Methods: Parents and children (3-5 years; N = 129) who were identified as having an avid or typical eating profile were recruited and randomly allocated to one of three conditions. Following a standardised meal, children's energy intake (kcal) in the absence of hunger was assessed. While children had access to a snack buffet, parents were asked to use one of the following feeding practices: (1) Distract - using distraction techniques to delay children's snack intake; (2) Portion - allowing children to have snacks from pre-portioned pots; or (3) Control - allowing children to eat the type and number of snacks that their child wanted to.

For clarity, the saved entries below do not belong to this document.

@@ -60,22 +62,31 @@
 constexpr int PS_B_BYTES = PS_BN * BK * 2;
 constexpr int PS_STAGE_BYTES = 2 * A_BYTES + 2 * PS_B_BYTES;
 
-template <bool ANY>
+constexpr int HALO_STAGE_BYTES = 2 * PS_B_BYTES;
+constexpr int HALO_MAX_LINES = 256;
+constexpr int HALO_SMEM_MAX = 4 * HALO_MAX_LINES * 128 + PS_STAGES * HALO_STAGE_BYTES + 2048;
+
+template <bool ANY, bool HALO>
 __global__ void __launch_bounds__(THREADS, 1)
 conv_tc_ps_kernel(const __grid_constant__ CUtensorMap mapA, const __grid_constant__ CUtensorMap mapBh,
                   const __grid_constant__ CUtensorMap mapBl, const TcParams p, const int tiles_m, const int total_tiles) {
+  static_assert(!(ANY && HALO), "the halo path loads A by TMA");
   const int total_work = total_tiles * p.ksplit;
   extern __shared__ uint8_t smem_raw[];
   const uint32_t raw = smem_u32(smem_raw);
   const uint32_t pad_to = ((raw + 1023u) & ~1023u) - raw;
   uint8_t* smem = smem_raw + pad_to;
   const uint32_t sbase = raw + pad_to;
-  const uint32_t bar0 = sbase + PS_STAGES * PS_STAGE_BYTES;
+  const uint32_t wbase = HALO ? sbase + 4u * p.halo_box : sbase;
+  const uint32_t bar0 = HALO ? wbase + PS_STAGES * HALO_STAGE_BYTES : sbase + PS_STAGES * PS_STAGE_BYTES;
   auto full_bar = [&](int s) { return bar0 + 8u * s; };
   auto empty_bar = [&](int s) { return bar0 + 8u * (PS_STAGES + s); };
+  auto hfull_bar = [&](int h) { return bar0 + 8u * (2 * PS_STAGES + h); };
+  auto hempty_bar = [&](int h) { return bar0 + 8u * (2 * PS_STAGES + 2 + h); };
   const int wg = threadIdx.x >> 7, tid = threadIdx.x & 127;
   if (threadIdx.x == 0) {
     for (int s = 0; s < PS_STAGES; ++s) { mbar_init(full_bar(s), ANY ? 1 + 128 : 1); mbar_init(empty_bar(s), 8); }
+    if constexpr (HALO) for (int h = 0; h < 2; ++h) { mbar_init(hfull_bar(h), 1); mbar_init(hempty_bar(h), 8); }
     mbar_init_fence();
   }
   __syncthreads();
@@ -129,6 +140,34 @@
       }
       return;
     }
+    if constexpr (HALO) {
+      if (threadIdx.x == 0) {
+        prefetch_map(&mapA); prefetch_map(&mapBh); prefetch_map(&mapBl);
+        uint32_t g = 0, hg = 0;
+        for (int wi = blockIdx.x; wi < total_work; wi += gridDim.x) {
+          const int tile = wi % total_tiles, it0 = (wi / total_tiles) * p.it_per_split, it1 = min(iters_per_tile, it0 + p.it_per_split);
+          int q0, p0, n0, nblk;
+          tile_coords(tile, q0, p0, n0, nblk);
+          for (int kc = it0 / p.ntaps; kc < it1 / p.ntaps; ++kc, ++hg) {
+            const int h = hg & 1;
+            mbar_wait(hempty_bar(h), ((hg >> 1) & 1u) ^ 1u);
+            mbar_expect_tx(hfull_bar(h), 2 * p.halo_tx);
+            const uint32_t hs = sbase + 2u * h * p.halo_box;
+            tma_load_4d(hs, &mapA, hfull_bar(h), kc * BK, q0 - 1, p0 - 1, n0);
+            tma_load_4d(hs + p.halo_box, &mapA, hfull_bar(h), kc * BK + 32, q0 - 1, p0 - 1, n0);
+            for (int tap = 0; tap < p.ntaps; ++tap, ++g) {
+              const int s = g % PS_STAGES;
+              mbar_wait(empty_bar(s), ((g / PS_STAGES) & 1u) ^ 1u);
+              mbar_expect_tx(full_bar(s), HALO_STAGE_BYTES);
+              const uint32_t st = wbase + s * HALO_STAGE_BYTES;
+              tma_load_3d(st, &mapBh, full_bar(s), kc * BK, nblk * PS_BN, p.wt[tap]);
+              tma_load_3d(st + PS_B_BYTES, &mapBl, full_bar(s), kc * BK, nblk * PS_BN, p.wt[tap]);
+            }
+          }
+        }
+      }
+      return;
+    }
     if (threadIdx.x == 0) {
       prefetch_map(&mapA); prefetch_map(&mapBh); prefetch_map(&mapBl);
       uint32_t g = 0;
@@ -163,12 +202,65 @@
   const float f1 = scale_dn(amax_exponent(p.amax_a)), f2 = scale_dn(amax_exponent(p.amax_b)) * p.alpha;
   auto fin = [&](float main, float corr) { return fmaf(corr, LO_UNSCALE, main) * f1 * f2; };
   float amax = 0.f;
-  uint32_t g = 0;
+  int hl[2] = {0, 0};
+  if constexpr (HALO) {
+#pragma unroll
+    for (int i = 0; i < 2; ++i) {
+      const int row = 64 * c + 16 * warp + (lane >> 2) + 8 * i;
+      const int w_l = row % p.bw, h_l = (row / p.bw) % p.bh, n_l = row / (p.bw * p.bh);
+      hl[i] = (n_l * (p.bh + 2) + h_l + 1) * (p.bw + 2) + w_l + 1;
+    }
+  }
+  uint32_t g = 0, hg = 0;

Results: Children in the distraction condition consumed significantly less energy from snacks (M = 54.44 kcal, SD = 73.30) compared to children in the portion (M = 103.89 kcal, SD = 91.33, p < .001) or control condition (M = 115.92 kcal, SD = 90.55, p < .001). Energy intake in the portion and control conditions was not significantly different (p > .05). Children with avid versus typical eating profiles did not differ significantly in energy intake (p > .05).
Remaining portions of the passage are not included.